(Saved data entries)
━━━━

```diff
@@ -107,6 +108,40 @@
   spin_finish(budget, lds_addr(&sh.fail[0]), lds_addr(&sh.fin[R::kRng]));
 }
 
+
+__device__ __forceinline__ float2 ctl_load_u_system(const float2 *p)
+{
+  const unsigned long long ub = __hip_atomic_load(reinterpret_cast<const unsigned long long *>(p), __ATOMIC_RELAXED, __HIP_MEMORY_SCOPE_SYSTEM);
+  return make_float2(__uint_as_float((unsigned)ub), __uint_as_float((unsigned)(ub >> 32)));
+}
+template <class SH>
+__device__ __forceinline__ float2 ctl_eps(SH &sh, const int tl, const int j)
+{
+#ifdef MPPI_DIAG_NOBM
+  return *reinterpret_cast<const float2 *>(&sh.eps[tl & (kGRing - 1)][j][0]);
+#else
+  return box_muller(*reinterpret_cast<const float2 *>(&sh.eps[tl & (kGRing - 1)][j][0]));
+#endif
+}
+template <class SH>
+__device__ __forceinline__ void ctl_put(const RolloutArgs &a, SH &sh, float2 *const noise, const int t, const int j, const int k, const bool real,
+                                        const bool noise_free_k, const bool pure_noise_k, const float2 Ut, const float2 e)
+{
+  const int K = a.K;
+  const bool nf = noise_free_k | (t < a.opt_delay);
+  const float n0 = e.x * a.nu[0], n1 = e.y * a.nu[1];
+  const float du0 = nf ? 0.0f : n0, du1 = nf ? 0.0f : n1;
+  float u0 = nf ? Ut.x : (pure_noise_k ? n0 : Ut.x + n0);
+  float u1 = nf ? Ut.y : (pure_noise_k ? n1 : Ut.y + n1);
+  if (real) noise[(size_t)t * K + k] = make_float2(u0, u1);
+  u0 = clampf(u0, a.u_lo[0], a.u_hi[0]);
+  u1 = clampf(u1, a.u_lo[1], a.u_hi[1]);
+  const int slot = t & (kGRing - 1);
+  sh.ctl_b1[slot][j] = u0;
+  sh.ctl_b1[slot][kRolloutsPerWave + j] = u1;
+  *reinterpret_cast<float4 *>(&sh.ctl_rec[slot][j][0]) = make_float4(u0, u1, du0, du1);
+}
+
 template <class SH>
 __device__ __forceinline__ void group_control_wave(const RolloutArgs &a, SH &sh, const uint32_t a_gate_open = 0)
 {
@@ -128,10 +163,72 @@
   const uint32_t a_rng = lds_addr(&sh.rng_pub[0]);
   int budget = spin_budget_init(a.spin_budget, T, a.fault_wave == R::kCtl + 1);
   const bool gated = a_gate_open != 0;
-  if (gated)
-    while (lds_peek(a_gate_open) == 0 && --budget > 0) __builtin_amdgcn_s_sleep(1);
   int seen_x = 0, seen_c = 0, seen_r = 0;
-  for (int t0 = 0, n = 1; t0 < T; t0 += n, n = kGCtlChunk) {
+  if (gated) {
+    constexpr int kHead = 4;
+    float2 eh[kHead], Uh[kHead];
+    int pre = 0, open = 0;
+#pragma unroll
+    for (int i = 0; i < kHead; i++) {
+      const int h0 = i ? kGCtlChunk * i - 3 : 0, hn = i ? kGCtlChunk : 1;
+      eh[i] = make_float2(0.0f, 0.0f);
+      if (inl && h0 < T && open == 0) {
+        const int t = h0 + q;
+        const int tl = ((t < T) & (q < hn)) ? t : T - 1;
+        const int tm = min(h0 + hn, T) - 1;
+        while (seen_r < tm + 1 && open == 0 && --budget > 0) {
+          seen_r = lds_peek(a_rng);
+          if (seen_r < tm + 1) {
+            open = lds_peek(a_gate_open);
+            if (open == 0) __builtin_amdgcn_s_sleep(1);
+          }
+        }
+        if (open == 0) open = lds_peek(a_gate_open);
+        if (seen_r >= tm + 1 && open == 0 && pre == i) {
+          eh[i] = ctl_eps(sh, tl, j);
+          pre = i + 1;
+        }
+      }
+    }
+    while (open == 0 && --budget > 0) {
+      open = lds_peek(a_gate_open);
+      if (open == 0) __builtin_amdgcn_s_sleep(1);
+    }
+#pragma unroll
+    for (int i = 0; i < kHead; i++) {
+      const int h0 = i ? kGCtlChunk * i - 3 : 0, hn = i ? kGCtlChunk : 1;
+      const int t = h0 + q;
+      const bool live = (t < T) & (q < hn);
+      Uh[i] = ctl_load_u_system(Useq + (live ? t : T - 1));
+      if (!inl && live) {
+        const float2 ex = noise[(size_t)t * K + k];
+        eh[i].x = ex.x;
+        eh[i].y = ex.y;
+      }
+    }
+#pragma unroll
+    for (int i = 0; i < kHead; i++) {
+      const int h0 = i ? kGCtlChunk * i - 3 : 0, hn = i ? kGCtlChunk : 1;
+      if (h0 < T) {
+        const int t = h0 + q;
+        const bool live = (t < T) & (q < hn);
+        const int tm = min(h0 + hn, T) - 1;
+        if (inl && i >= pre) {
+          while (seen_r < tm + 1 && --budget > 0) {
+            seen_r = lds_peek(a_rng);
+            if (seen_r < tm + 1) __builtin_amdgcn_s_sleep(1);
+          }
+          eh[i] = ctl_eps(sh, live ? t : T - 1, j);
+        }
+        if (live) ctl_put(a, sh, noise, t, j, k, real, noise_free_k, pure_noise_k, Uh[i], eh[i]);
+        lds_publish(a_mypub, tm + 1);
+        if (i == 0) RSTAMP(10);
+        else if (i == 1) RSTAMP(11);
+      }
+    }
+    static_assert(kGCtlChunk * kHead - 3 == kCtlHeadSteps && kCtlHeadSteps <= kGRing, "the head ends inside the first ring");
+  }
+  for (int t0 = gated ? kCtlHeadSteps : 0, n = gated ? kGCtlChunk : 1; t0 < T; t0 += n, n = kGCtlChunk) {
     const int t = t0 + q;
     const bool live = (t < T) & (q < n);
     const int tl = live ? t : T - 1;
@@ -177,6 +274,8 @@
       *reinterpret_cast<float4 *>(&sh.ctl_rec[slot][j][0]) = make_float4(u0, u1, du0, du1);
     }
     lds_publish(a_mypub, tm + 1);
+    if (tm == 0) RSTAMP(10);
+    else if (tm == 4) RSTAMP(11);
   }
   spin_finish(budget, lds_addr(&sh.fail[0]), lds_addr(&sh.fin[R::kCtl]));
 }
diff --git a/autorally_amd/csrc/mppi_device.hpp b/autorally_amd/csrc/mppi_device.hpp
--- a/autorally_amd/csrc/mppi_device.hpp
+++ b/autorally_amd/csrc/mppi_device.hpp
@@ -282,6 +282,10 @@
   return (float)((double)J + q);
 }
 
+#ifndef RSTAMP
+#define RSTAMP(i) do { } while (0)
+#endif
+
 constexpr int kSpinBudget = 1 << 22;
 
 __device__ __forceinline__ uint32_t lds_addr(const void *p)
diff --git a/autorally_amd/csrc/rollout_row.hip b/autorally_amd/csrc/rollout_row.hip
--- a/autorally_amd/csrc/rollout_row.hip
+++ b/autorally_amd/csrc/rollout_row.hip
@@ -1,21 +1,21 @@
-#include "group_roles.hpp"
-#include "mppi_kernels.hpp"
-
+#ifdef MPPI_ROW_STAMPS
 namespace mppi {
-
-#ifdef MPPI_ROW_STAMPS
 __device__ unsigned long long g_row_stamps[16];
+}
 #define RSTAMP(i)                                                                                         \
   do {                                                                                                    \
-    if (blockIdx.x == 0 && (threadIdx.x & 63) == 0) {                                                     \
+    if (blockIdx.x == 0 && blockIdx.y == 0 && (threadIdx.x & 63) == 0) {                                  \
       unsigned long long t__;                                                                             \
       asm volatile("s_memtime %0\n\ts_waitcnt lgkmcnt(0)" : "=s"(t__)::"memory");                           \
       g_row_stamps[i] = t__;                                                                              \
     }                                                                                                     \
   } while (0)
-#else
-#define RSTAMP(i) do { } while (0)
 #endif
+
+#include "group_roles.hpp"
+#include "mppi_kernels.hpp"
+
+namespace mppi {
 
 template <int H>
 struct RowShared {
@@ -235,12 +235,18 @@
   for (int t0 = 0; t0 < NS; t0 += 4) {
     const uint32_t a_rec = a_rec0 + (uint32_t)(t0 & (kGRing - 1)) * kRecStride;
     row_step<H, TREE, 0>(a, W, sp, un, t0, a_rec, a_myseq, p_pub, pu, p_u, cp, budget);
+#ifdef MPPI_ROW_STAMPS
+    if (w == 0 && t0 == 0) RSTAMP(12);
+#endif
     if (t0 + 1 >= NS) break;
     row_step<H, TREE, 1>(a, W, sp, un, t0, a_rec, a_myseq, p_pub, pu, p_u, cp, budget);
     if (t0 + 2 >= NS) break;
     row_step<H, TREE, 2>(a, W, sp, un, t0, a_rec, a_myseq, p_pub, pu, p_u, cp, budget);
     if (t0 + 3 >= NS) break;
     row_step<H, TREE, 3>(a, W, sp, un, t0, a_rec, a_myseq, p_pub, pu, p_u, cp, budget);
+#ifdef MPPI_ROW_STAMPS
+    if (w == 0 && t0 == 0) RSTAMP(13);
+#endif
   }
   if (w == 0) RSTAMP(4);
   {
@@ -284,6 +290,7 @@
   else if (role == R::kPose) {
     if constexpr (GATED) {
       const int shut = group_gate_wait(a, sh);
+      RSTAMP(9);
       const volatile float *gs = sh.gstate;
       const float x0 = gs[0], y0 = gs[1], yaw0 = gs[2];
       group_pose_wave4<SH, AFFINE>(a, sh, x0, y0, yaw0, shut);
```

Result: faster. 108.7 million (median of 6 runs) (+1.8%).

━━━━

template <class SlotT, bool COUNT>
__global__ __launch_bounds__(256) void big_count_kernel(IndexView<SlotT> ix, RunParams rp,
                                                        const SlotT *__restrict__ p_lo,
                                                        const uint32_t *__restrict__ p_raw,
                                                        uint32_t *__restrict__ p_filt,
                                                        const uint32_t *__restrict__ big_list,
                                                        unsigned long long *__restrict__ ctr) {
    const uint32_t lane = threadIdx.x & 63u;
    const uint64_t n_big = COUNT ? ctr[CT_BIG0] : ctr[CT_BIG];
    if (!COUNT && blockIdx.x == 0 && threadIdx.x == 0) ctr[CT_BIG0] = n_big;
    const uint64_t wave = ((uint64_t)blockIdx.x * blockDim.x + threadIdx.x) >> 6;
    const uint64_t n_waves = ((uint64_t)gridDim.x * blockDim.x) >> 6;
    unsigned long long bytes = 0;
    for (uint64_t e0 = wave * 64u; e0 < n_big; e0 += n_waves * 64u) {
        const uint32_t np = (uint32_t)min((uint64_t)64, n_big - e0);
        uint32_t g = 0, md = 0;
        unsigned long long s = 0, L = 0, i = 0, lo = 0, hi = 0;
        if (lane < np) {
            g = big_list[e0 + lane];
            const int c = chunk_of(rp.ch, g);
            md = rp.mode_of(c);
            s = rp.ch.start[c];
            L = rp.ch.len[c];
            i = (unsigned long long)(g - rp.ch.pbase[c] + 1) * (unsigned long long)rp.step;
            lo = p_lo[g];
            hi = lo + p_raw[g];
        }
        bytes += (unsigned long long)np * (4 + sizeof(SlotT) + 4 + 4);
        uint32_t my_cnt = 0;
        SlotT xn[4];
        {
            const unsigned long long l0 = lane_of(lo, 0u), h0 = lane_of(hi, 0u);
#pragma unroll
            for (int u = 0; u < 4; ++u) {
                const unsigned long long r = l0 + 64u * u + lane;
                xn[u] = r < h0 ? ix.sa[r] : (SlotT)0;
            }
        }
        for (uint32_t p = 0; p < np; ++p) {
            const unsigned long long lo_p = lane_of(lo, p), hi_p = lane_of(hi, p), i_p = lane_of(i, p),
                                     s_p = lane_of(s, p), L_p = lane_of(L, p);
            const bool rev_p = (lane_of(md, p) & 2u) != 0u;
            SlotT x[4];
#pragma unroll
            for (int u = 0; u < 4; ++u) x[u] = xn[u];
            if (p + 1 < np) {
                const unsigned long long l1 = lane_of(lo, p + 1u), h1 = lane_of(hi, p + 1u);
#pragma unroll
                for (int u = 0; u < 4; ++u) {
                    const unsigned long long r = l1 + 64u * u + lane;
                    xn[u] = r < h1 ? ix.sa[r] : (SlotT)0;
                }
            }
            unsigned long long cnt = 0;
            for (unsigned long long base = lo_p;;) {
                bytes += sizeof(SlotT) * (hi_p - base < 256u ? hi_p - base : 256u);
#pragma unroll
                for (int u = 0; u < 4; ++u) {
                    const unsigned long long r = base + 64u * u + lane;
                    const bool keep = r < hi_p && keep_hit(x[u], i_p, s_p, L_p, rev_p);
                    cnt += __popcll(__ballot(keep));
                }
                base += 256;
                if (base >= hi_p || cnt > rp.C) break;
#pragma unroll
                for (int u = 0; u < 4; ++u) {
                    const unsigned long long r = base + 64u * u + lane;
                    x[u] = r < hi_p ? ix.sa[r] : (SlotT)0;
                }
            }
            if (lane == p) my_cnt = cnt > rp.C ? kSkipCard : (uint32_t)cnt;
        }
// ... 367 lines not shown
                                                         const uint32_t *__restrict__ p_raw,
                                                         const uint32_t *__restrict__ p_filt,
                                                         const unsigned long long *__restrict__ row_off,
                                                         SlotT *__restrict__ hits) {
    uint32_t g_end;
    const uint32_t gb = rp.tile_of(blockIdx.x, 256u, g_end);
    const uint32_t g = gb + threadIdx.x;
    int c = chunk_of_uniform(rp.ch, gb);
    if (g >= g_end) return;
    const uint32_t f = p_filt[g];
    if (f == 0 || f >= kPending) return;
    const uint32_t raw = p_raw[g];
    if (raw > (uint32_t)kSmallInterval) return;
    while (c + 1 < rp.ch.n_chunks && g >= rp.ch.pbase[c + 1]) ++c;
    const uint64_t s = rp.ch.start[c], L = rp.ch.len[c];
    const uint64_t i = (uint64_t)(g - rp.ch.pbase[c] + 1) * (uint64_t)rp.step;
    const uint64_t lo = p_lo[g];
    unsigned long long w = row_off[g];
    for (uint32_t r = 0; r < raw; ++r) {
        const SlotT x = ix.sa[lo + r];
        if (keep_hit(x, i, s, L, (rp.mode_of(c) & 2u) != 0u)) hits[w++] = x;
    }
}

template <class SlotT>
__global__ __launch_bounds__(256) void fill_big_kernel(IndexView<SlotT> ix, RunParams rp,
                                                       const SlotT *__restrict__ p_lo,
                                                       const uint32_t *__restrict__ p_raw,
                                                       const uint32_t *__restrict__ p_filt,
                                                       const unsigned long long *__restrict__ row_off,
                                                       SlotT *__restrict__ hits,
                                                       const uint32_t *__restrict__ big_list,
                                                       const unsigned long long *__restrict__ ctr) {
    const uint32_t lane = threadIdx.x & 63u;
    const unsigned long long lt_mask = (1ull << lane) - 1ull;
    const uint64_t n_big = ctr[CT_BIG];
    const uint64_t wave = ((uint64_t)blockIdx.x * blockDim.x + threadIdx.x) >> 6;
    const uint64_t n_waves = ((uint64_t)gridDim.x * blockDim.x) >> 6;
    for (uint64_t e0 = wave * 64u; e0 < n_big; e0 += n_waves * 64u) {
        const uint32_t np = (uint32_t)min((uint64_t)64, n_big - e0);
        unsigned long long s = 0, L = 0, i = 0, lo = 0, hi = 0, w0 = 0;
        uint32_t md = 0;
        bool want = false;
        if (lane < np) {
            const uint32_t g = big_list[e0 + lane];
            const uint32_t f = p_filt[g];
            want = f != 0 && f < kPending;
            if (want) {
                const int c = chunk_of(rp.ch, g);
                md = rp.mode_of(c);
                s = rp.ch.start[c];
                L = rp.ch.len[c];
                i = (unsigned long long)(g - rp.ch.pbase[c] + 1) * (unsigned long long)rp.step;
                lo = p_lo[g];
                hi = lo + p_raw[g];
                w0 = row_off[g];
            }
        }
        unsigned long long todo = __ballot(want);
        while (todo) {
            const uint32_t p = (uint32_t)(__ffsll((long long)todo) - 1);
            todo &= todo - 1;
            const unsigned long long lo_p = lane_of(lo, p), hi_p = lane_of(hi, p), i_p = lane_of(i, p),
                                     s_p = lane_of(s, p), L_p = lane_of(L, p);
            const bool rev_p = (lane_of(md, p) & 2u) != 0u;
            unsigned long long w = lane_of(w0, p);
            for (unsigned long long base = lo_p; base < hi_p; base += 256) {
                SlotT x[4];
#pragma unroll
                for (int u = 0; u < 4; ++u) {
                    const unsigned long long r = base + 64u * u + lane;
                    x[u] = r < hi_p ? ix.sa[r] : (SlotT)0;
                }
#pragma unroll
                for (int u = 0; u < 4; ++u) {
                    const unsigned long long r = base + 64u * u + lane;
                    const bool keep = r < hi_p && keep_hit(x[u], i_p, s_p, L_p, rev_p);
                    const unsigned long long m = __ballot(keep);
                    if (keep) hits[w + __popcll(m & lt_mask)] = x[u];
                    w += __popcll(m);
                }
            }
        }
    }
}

━━━━

Task details →
Which lines above include the word "TREE"? Return each one.

Written reply →
     row_step<H, TREE, 0>(a, W, sp, un, t0, a_rec, a_myseq, p_pub, pu, p_u, cp, budget);
     row_step<H, TREE, 1>(a, W, sp, un, t0, a_rec, a_myseq, p_pub, pu, p_u, cp, budget);
     row_step<H, TREE, 2>(a, W, sp, un, t0, a_rec, a_myseq, p_pub, pu, p_u, cp, budget);
     row_step<H, TREE, 3>(a, W, sp, un, t0, a_rec, a_myseq, p_pub, pu, p_u, cp, budget);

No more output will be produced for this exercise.